For MK2 kinase assays, the purified MK2-mycDDK (1 μg) was incubated at 37 °C for 30 min in 1x kinase buffer [containing Tris-HCl (pH = 7.5; 25 mM), β-Glycerophosphate (5 mM), MgCl2 (10 mM), DTT (2 mM), Na3VO4 (0.1 mM), and ATP (200 μM)] plus wild-type OCT4 or mutant OCT4S111A (1 μg each). The reactions were quenched by the addition of 4× LDS loading buffer and 100 mM DTT, followed by boiling at 95 °C for 10 min. The protein samples were resolved on SDS-PAGE and IB with anti-OCT4 antibody.

Custom anti-human phosphoOCT4S111 rabbit polyclonal antibody

Anti-phosphoOCT4S111 antibody (RRID_AB_2721810) was produced by GenScript. Anti-pOCT4S111 antibody was prepared by immunizing two New Zealand rabbits four times with a NH2-terminal KLH-conjugated phosphopeptide SNSDGA{pS}57 PEPCTVT as an antigen.
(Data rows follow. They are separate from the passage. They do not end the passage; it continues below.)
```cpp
__global__ __launch_bounds__(256) void kd_table(const u64 *cand, const u64 *cand_anc, const u32 *cand_rank, KeyFmt kf, u32 junc_limit, const u32 *ends,
                                                const u32 *first_id, const u64 *total, u64 *jkey, int32_t *anc_l, int32_t *anc_r, ContigStats *cs,
                                                const u32 *gen_cnt, u32 gen_cap, u32 sort_limit, u32 *n_runs, int range_shift) {
    const u32 p = blockIdx.x * 256 + threadIdx.x;
    if (blockIdx.x == 0) {
        static_assert(GEN_SHARDS == 256, "a shard per thread of the first block");
        const u32 over = lists_over(gen_cnt, threadIdx.x, gen_cap);
        if (over) atomicMax(&cs->list_need, over);
        if (__syncthreads_or((int)over) && threadIdx.x == 0) cs->overflow |= OVF_LISTS;
    }
    if (p == 0) {
        if (n_runs) *n_runs = 0;
        const u64 J = *total;
        u32 ovf = cs->overflow;
        if (cs->P != 0 && (J > (u64)junc_limit || J > (u64)sort_limit)) {
// ... 170 lines not shown
        u32 c[8], nz = 0;
#pragma unroll
        for (int k = 0; k < 8; k++) {
            const u32 o = threadIdx.x * 8u + (u32)k;
            c[k] = o < span ? s_h[(lo + o) & (RUN_W - 1u)] : 0u;
            nz += c[k] != 0u;
        }
        u32 tot;
        u32 at = block_escan_256<u32>(nz, s_rscan, &tot);
        if (threadIdx.x == 0) {
            u32 b = atomicAdd(ro.n_runs, tot);
            if (b > ro.cap || tot > ro.cap - b) {
                atomicSub(ro.n_runs, tot);
                b = 0xffffffffu;
                runs_close_chain(cs_chk);
            }
            s_run[2] = b;
            ro.tile_first[blockIdx.x] = b == 0xffffffffu ? 0u : b;
            ro.tile_n[blockIdx.x] = b == 0xffffffffu ? 0u : tot;
        }
        __syncthreads();
        const u32 first = s_run[2];
        if (first == 0xffffffffu) return;
        at += first;
#pragma unroll
        for (int k = 0; k < 8; k++)
            if (c[k]) {
                ro.key[at] = ((u64)(lo + threadIdx.x * 8u + (u32)k) << ro.tile_bits) | (u64)blockIdx.x;
                ro.cnt[at] = c[k];
                at++;
            }
    }
}

}
```

Baseline: 31.34 billion reads/s.

## Replace multi-pass radix sort of run keys with per-id bucketing and ranking

The run-route path no longer radix-sorts run keys by (id, tile). Each run now takes a ticket from a per-id atomic counter when it is emitted, which also accumulates the pair counts. A scan over ids then gives bucket bases, rp_bucket scatters runs into their id segments, and rp_rank computes each run's destination by summing the counts of earlier tiles within the segment. This removes several histogram, scan and scatter passes over the runs, but adds global atomics in the emit kernel and a quadratic scan for ids whose runs span many tiles, bounded by a fan limit that closes the chain when exceeded.

```diff
diff --git a/portcullis_amd/csrc/pjb_api.hip b/portcullis_amd/csrc/pjb_api.hip
--- a/portcullis_amd/csrc/pjb_api.hip
+++ b/portcullis_amd/csrc/pjb_api.hip
@@ -710,6 +710,9 @@
     else if (n == "run_window") {
         if (value < 0 || value > (int64_t)RUN_W) return fail(c, PJB_ERR_ARG, "set_option: run_window takes 0 (the default, %u) to %u", RUN_W, RUN_W);
         c->run_window = (u32)value;
+    } else if (n == "run_fan") {
+        if (value < 0 || value > (int64_t)1 << 20) return fail(c, PJB_ERR_ARG, "set_option: run_fan takes 0 (the default, %u) to %d", RUN_FAN, 1 << 20);
+        c->run_fan = (u32)value;
     } else if (n == "pair_range") {
         int shift = -1;
         for (int k = 0; k <= PAIR_RANGE_SHIFT_MAX; k++)
diff --git a/portcullis_amd/csrc/pjb_chain.hip.h b/portcullis_amd/csrc/pjb_chain.hip.h
--- a/portcullis_amd/csrc/pjb_chain.hip.h
+++ b/portcullis_amd/csrc/pjb_chain.hip.h
@@ -49,12 +49,12 @@
     int range_shift;
     size_t n_words;
     int64_t row_base, mirror_base;
-    u32 rs_tiles, run_cap, ro_tiles, plan_tiles;
+    u32 rs_tiles, run_cap;
     bool run_route, first_hist_done;
     int sort_bits, n_pass, pass_bits[16], cur;
     RunOut ro;
-    u64 *ro_total, *ro_key[2];
-    u32 *run_dest, *ro_idx[2];
+    u64 *ro_total, *id_base, *seg_tc, *seg_ir;
+    u32 *run_dest;
     u64 *d_err;
     ContigStats *d_cs;
     const u32 *d_P, *d_J, *d_slots;
@@ -142,15 +142,14 @@
     ch.xk1 = c->extra && !c->extra_dense_only && !ch.group && !f.x_k1 && !f.x_pre;
     ch.rs_tiles = std::max<u32>(1, (PL + RS_TILE - 1) / RS_TILE);
     ch.run_route = lim.dense && lim.run_sort;
-    ch.run_cap = (u32)std::min<u64>((u64)PL / 8 + 64ull * ch.rs_tiles, 0xfff00000ull);
-    ch.ro_tiles = (ch.run_cap + RS_TILE - 1) / RS_TILE;
+    ch.run_cap = run_list_cap(PL, ch.rs_tiles);
     if (ch.run_route) {
         ch.ro.cap = ch.run_cap;
         ch.ro.window = c->run_window ? std::min<u32>(c->run_window, RUN_W) : RUN_W;
+        ch.ro.fan = c->run_fan ? c->run_fan : RUN_FAN;
         ch.ro.tile_bits = std::max(1, bits_of((uint64_t)ch.rs_tiles));
     }
-    ch.sort_bits = lim.dense ? std::max(1, bits_of((uint64_t)ch.SL)) + (ch.run_route ? ch.ro.tile_bits : 0) : ch.kf.total_bits;
-    ch.plan_tiles = ch.run_route ? ch.ro_tiles : ch.rs_tiles;
+    ch.sort_bits = lim.dense ? std::max(1, bits_of((uint64_t)ch.SL)) : ch.kf.total_bits;
     ch.first_hist_done = lim.dense && !ch.run_route;
     ch.n_pass = std::max(1, (ch.sort_bits + c->radix_max_bits - 1) / c->radix_max_bits);
     for (int p = 0; p < ch.n_pass; p++) ch.pass_bits[p] = ch.sort_bits / ch.n_pass + (p < ch.sort_bits % ch.n_pass ? 1 : 0);
@@ -161,25 +160,21 @@
     pjb_ctx *c = ch.c;
     CtlSlot &S = ch.S;
     RunOut ro = ch.ro;
-    auto al = [](size_t b) { return (b + 255) & ~(size_t)255; };
-    const u32 rs_tiles = ch.rs_tiles, run_cap = ch.run_cap;
-    const size_t slack = (size_t)run_cap + RS_TILE;
-    const size_t at_tf = 256, at_tn = at_tf + al((size_t)rs_tiles * 4), at_key = at_tn + al((size_t)rs_tiles * 4), at_cnt = at_key + al(slack * 8),
-                 at_dest = at_cnt + al((size_t)run_cap * 4), at_k0 = at_dest + al((size_t)run_cap * 4), at_k1 = at_k0 + al(slack * 8),
-                 at_i0 = at_k1 + al(slack * 8), at_i1 = at_i0 + al(slack * 4), at_end = at_i1 + al(slack * 4);
-    if ((rc = ensure(c, S.runs, at_end))) return ro;
+    const RunRoom at = run_room(ch.rs_tiles, ch.run_cap, ch.JL);
+    if ((rc = ensure(c, S.runs, at.end))) return ro;
     uint8_t *b = (uint8_t *)S.runs.p;
     ro.n_runs = (u32 *)b;
     ch.ro_total = (u64 *)(b + 8);
-    ro.tile_first = (u32 *)(b + at_tf);
-    ro.tile_n = (u32 *)(b + at_tn);
-    ro.key = (u64 *)(b + at_key);
-    ro.cnt = (u32 *)(b + at_cnt);
-    ch.run_dest = (u32 *)(b + at_dest);
-    ch.ro_key[0] = (u64 *)(b + at_k0);
-    ch.ro_key[1] = (u64 *)(b + at_k1);
-    ch.ro_idx[0] = (u32 *)(b + at_i0);
-    ch.ro_idx[1] = (u32 *)(b + at_i1);
+    ro.tile_first = (u32 *)(b + at.tile_first);
+    ro.tile_n = (u32 *)(b + at.tile_n);
+    ro.key = (u64 *)(b + at.key);
+    ro.cnt = (u32 *)(b + at.cnt);
+    ro.tick = (u32 *)(b + at.tick);
+    ro.id_cnt = (u64 *)(b + at.id_cnt);
+    ch.run_dest = (u32 *)(b + at.dest);
+    ch.seg_tc = (u64 *)(b + at.seg_tc);
+    ch.seg_ir = (u64 *)(b + at.seg_ir);
+    ch.id_base = (u64 *)(b + at.id_base);
     return ro;
 }
 
@@ -190,8 +185,9 @@
     const std::vector<DevBatch> &batches = f.batches;
     const u32 PL = ch.PL, JL = ch.JL, n_tiles = ch.n_tiles;
     const size_t n_words = ch.n_words, N = (size_t)f.n_reads;
-    const u32 plan_tiles = ch.plan_tiles;
+    const u32 plan_tiles = ch.rs_tiles;
     const int dbits = ch.pass_bits[0];
+    const bool radix = !ch.run_route;
     const bool dense = f.lim.dense;
     int rc;
     if (batches.size() + 2 > S.batches_pinned_cap) {
@@ -257,10 +253,10 @@
         {&S.ends, (size_t)JL * DENSE_ENDS * 4 + 32, dense},
         {&S.firstid, (size_t)JL * 4 + 16, dense},
         {&S.masks, (size_t)ch.n_slices_lim * 8 * 2 + (size_t)ch.n_slices_lim * 4, dense},
-        {&S.hist, (size_t)plan_tiles * (1u << dbits) * 4},
-        {&S.hist_scan, (size_t)plan_tiles * (1u << dbits) * 4},
-        {&S.bintotal, (size_t)4 << dbits},
-        {&S.hist_part, (size_t)((plan_tiles + RSP_TILES - 1) / RSP_TILES) * (1u << dbits) * 4},
+        {&S.hist, (size_t)plan_tiles * (1u << dbits) * 4, radix},
+        {&S.hist_scan, (size_t)plan_tiles * (1u << dbits) * 4, radix},
+        {&S.bintotal, (size_t)4 << dbits, radix},
+        {&S.hist_part, (size_t)((plan_tiles + RSP_TILES - 1) / RSP_TILES) * (1u << dbits) * 4, radix},
         {&S.x_q, N + 16, ch.xk1},
         {&S.x_spos, N * 4 + 16, ch.xk1},
         {&S.x_send, N * 4 + 16, ch.xk1},
@@ -435,8 +431,10 @@
     u32 *cand_rank = (u32 *)S.idx[1].p;
     LAUNCH(c, "kd_ends", kd_ends, dim3(cand_blocks), dim3(256), (const u64 *)cand, kf, (const u64 *)S.bitmap.p, (const u32 *)S.wrank.p, JL,
            (u32 *)S.ends.p, cand_rank, ch.d_cs);
-    if ((rc = run_scan(c, "kd_first", EndsCountFn{(const u32 *)S.ends.p}, FirstIdSink{(u32 *)S.firstid.p, (int32_t *)S.ancl.p, (int32_t *)S.ancr.p},
-                       (u64)JL, (u64 *)S.total.p)))
+    if ((rc = ch.run_route ? run_scan(c, "kd_first", EndsCountFn{(const u32 *)S.ends.p},
+                                      FirstIdRunSink{(u32 *)S.firstid.p, (int32_t *)S.ancl.p, (int32_t *)S.ancr.p, ch.ro.id_cnt}, (u64)JL, (u64 *)S.total.p)
+                           : run_scan(c, "kd_first", EndsCountFn{(const u32 *)S.ends.p}, FirstIdSink{(u32 *)S.firstid.p, (int32_t *)S.ancl.p, (int32_t *)S.ancr.p},
+                                      (u64)JL, (u64 *)S.total.p)))
         return rc;
     LAUNCH(c, "kd_table", kd_table, dim3(cand_blocks), dim3(256), (const u64 *)cand, (const u64 *)S.ent.p, (const u32 *)cand_rank, kf, JL,
            (const u32 *)S.ends.p, (const u32 *)S.firstid.p, (const u64 *)S.total.p, (u64 *)S.jkey.p, (int32_t *)S.ancl.p, (int32_t *)S.ancr.p, ch.d_cs,
@@ -452,7 +450,7 @@
 }
 
 static const char *const rs_names[4] = {"rs_hist", "rs_panel_sums", "rs_panel_scan", "rs_scatter"};
-static const char *const ro_names[6] = {"ro_hist", "ro_panel_sums", "ro_panel_scan", "ro_scatter", "ro_offsets", "rs_place"};
+static const char *const rp_names[4] = {"rp_ids", "rp_bucket", "rp_rank", "rs_place"};
 
 template <typename K>
 static int sort_pass(Chain &ch, const void *kin_v, void *kout_v, const u32 *vin, u32 *vout, int shift, int bits, const u32 *d_n, u32 tiles,
@@ -488,29 +486,27 @@
     CtlSlot &S = ch.S;
     const RunOut &ro = ch.ro;
     int rc = PJB_OK, cur = 0, shift = 0;
-    for (int p = 0; p < ch.n_pass; p++) {
+    for (int p = 0; p < ch.n_pass && !ch.run_route; p++) {
         const int bits = ch.pass_bits[p];
         if (bits <= 0) break;
-        if (ch.run_route) {
-            rc = sort_pass<u64>(ch, p == 0 ? (const void *)ro.key : (const void *)ch.ro_key[cur], ch.ro_key[cur ^ 1], p == 0 ? nullptr : (const u32 *)ch.ro_idx[cur],
-                                ch.ro_idx[cur ^ 1], shift, bits, (const u32 *)ro.n_runs, ch.ro_tiles, ro_names);
-        } else {
-            const u32 *vin = p == 0 ? nullptr : (const u32 *)S.idx[cur].p;
-            u32 *vout = (u32 *)S.idx[cur ^ 1].p;
-            if (f.lim.dense) rc = sort_pass<u32>(ch, p == 0 ? S.jidbam.p : S.key[cur].p, S.key[cur ^ 1].p, vin, vout, shift, bits, ch.d_P, ch.rs_tiles, rs_names);
-            else rc = sort_pass<u64>(ch, p == 0 ? S.okey.p : S.key[cur].p, S.key[cur ^ 1].p, vin, vout, shift, bits, ch.d_P, ch.rs_tiles, rs_names);
-        }
+        const u32 *vin = p == 0 ? nullptr : (const u32 *)S.idx[cur].p;
+        u32 *vout = (u32 *)S.idx[cur ^ 1].p;
+        if (f.lim.dense) rc = sort_pass<u32>(ch, p == 0 ? S.jidbam.p : S.key[cur].p, S.key[cur ^ 1].p, vin, vout, shift, bits, ch.d_P, ch.rs_tiles, rs_names);
+        else rc = sort_pass<u64>(ch, p == 0 ? S.okey.p : S.key[cur].p, S.key[cur ^ 1].p, vin, vout, shift, bits, ch.d_P, ch.rs_tiles, rs_names);
         if (rc) return rc;
         cur ^= 1;
         shift += bits;
     }
     f.n_pass = ch.n_pass;
     if (ch.run_route) {
-        const u32 *order = ch.ro_idx[cur];
-        if ((rc = run_scan(c, ro_names[4], RunCountFn{(const u32 *)ro.cnt, order}, RunDestSink{ch.run_dest, order}, (u64)ch.run_cap, ch.ro_total, (const u32 *)ro.n_runs)))
-            return rc;
+        const u32 rp_blocks = std::max<u32>(1, std::min<u32>((ch.run_cap + 255) / 256, RP_BLOCKS));
+        if ((rc = run_scan(c, rp_names[0], IdCountFn{(const u64 *)ro.id_cnt}, IdBaseSink{ch.id_base}, (u64)ch.JL, ch.ro_total, ch.d_J))) return rc;
+        LAUNCH(c, rp_names[1], rp_bucket, dim3(rp_blocks), dim3(256), ch.d_P, ch.d_J, ch.JL, (const u64 *)ro.key, (const u32 *)ro.cnt, (const u32 *)ro.tick,
+               (const u32 *)ro.n_runs, ch.run_cap, ro.tile_bits, (const u64 *)ch.id_base, ch.seg_tc, ch.seg_ir);
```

The phospho-specific antibody was affinity-purified through a phosphopeptide-conjugated Sepharose CL-4B column. Eluted IgG was then passed through the corresponding nonphosphorylated peptide (SNSDGASPEPCTVT) column to deplete any IgG that were not specific to pOCT4S111.

Patient-derived xenograft (PDX) models

The 6-to-8-week-old nu/nu mice (Envigo) were subcutaneously injected with patient-derived xenografts at 10–20 million cells (100 μl) per mouse. Tumor volume was measured by ½ length × width × height. Mice were sacrificed once the tumor volume exceeded 500 mm3 for the purpose of our experiments. The animal protocol to establish PDX models is reviewed and approved by the TTUHSC Institutional Animal Care and Use Committee (IACUC).

Statistical analysis

Student’s t-test was used to determine statistically significant differences on MS Excel. p-values were two-sided and tests were considered significant at p < 0.05. All the experiments were performed in triplicate and were consistently repeatable; for simplicity, one representative experiment for each condition is shown.

NCI TARGET data: Correlation between MYCN, MYC, and MK2 were assessed numerically and graphically. Specifically, scatter plots were generated to demonstrate the relationships between these genes, and the corresponding Spearman correlations were calculated. Overall survival was defined as the time elapsed from study enrollment to death, with those living at the time of last follow-up censored. Median expression of MK2 was used to categorize patients into low and high expression groups. Log-rank test was used for comparing overall survival of these two groups, for MYCN non-amplified patients (n = 175) of all patients (n = 247). Indeed, MK2 expression cut-off that achieved the best separation of patient survival was obtained by scanning the whole expression range, with a Bonferroni adjustment of p-value performed. All analyses were performed by using the SAS software (Windows v9.4).